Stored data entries
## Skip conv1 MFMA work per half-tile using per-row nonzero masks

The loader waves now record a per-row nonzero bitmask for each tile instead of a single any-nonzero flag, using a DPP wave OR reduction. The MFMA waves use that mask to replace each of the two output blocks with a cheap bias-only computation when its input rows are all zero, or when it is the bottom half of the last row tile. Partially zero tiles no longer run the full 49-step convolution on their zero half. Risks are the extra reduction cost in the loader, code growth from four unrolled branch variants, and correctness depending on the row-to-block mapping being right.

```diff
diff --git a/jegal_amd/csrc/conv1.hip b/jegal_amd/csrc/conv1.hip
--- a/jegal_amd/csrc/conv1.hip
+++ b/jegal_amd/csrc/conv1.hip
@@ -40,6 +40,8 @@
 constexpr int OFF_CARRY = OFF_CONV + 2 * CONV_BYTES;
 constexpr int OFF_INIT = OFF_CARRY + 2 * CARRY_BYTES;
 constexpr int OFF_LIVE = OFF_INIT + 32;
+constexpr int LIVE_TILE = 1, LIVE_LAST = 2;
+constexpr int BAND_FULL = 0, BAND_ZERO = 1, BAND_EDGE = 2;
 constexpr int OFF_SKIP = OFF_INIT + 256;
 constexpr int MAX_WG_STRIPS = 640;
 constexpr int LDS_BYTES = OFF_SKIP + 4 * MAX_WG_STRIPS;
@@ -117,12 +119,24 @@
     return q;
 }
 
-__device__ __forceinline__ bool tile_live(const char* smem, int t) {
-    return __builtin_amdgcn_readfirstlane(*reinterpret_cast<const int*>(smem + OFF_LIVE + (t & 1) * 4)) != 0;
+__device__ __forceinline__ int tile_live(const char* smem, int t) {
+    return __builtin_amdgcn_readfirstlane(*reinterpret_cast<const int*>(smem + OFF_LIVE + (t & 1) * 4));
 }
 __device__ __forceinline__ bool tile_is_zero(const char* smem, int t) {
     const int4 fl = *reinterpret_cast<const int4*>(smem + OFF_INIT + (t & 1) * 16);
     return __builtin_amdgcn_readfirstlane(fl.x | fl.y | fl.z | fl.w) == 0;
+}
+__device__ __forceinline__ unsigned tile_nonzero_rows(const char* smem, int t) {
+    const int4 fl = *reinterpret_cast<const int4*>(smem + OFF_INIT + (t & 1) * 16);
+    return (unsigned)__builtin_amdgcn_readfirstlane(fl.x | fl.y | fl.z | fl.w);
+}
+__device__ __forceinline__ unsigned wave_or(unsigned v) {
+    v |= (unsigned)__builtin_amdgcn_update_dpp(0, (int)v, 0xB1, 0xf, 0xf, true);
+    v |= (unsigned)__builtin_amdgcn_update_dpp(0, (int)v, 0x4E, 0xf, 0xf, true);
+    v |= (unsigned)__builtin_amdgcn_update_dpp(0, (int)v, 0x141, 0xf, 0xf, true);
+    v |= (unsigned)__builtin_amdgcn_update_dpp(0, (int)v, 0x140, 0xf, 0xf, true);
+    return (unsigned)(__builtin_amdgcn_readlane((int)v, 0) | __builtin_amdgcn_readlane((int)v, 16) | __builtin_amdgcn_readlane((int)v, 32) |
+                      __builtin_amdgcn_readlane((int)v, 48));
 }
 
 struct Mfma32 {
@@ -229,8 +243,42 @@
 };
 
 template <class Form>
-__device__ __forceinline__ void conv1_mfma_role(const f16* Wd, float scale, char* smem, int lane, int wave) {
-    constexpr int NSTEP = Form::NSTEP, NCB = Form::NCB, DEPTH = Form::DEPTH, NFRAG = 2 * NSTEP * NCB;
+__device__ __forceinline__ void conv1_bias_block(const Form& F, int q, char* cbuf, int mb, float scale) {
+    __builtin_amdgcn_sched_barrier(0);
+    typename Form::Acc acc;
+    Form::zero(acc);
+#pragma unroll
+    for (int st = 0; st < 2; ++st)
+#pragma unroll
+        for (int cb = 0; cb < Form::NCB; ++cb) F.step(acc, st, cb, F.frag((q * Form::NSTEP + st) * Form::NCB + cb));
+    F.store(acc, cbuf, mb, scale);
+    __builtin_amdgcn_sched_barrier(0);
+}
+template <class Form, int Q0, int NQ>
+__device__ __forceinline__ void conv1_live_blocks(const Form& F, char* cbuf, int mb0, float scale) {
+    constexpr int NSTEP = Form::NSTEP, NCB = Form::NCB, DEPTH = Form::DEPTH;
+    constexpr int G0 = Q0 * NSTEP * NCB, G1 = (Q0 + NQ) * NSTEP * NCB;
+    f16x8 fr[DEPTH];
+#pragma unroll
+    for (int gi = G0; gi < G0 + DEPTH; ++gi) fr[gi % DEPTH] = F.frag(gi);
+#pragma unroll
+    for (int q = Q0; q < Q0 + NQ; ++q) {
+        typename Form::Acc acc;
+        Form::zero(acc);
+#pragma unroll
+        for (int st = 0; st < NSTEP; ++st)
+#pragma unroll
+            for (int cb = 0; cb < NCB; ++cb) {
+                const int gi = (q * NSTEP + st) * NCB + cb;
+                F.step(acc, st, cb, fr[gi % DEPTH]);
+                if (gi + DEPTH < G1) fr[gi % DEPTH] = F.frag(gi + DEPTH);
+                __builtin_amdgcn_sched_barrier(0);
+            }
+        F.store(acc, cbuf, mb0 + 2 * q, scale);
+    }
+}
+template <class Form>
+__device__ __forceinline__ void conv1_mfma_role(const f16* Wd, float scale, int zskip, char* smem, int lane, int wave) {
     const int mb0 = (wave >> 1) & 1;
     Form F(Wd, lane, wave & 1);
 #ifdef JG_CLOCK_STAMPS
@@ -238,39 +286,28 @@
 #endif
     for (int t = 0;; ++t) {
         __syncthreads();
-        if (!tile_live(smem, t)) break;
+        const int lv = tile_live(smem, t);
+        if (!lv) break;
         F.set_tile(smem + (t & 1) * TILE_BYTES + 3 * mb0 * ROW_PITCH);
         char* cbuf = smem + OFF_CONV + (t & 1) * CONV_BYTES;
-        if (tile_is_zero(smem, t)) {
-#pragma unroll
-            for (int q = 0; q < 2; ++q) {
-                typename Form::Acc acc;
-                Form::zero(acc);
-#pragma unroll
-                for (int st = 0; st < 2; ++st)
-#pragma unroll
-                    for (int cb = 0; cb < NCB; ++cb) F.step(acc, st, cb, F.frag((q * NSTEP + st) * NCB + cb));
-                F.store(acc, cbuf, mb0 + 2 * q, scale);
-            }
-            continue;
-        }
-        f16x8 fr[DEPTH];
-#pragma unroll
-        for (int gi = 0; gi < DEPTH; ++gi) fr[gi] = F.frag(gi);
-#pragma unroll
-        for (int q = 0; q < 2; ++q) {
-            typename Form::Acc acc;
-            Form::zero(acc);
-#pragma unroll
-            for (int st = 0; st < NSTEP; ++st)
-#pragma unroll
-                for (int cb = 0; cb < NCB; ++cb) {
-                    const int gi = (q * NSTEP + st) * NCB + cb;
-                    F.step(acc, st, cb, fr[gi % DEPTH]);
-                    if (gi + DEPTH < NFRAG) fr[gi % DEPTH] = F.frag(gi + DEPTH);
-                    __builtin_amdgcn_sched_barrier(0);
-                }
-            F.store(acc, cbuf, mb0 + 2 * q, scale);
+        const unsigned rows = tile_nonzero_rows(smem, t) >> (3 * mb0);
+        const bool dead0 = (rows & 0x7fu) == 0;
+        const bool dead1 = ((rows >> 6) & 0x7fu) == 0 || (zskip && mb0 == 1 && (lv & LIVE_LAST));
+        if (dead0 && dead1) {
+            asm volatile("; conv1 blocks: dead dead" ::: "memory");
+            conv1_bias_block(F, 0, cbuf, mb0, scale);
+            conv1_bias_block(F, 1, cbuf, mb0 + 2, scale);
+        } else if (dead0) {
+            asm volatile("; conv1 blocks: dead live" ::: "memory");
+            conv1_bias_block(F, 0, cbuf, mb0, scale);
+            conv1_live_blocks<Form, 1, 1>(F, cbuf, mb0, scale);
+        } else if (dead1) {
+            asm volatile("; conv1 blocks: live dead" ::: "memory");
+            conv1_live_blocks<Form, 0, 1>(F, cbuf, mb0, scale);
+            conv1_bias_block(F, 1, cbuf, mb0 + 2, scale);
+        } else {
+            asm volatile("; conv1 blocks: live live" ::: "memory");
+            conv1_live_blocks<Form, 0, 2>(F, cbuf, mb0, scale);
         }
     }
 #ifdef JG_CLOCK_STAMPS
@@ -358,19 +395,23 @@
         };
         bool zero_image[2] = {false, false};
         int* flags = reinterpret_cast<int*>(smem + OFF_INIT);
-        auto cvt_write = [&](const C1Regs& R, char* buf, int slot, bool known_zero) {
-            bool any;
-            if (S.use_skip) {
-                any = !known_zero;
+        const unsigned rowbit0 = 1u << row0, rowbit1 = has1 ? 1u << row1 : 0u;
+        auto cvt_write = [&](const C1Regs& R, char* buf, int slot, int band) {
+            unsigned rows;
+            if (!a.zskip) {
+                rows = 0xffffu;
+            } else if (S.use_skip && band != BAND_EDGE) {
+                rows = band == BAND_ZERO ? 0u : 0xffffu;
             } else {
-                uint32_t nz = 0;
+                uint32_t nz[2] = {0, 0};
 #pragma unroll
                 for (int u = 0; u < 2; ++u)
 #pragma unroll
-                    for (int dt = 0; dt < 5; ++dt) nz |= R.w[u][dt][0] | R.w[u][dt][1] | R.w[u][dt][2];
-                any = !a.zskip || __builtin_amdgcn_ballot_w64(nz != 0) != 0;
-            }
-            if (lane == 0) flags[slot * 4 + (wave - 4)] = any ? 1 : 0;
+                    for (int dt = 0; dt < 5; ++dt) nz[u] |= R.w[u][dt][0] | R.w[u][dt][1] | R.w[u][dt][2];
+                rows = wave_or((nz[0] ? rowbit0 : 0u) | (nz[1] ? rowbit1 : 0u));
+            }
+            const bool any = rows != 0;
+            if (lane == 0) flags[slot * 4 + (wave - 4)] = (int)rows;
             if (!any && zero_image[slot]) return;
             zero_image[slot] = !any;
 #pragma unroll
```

» **Task to carry out**: Only lines with the word "else" are wanted; pull each of them from the records.

» **Your response**:
+        } else if (dead0) {
+        } else if (dead1) {
+        } else {
+            } else if (S.use_skip && band != BAND_EDGE) {
             } else {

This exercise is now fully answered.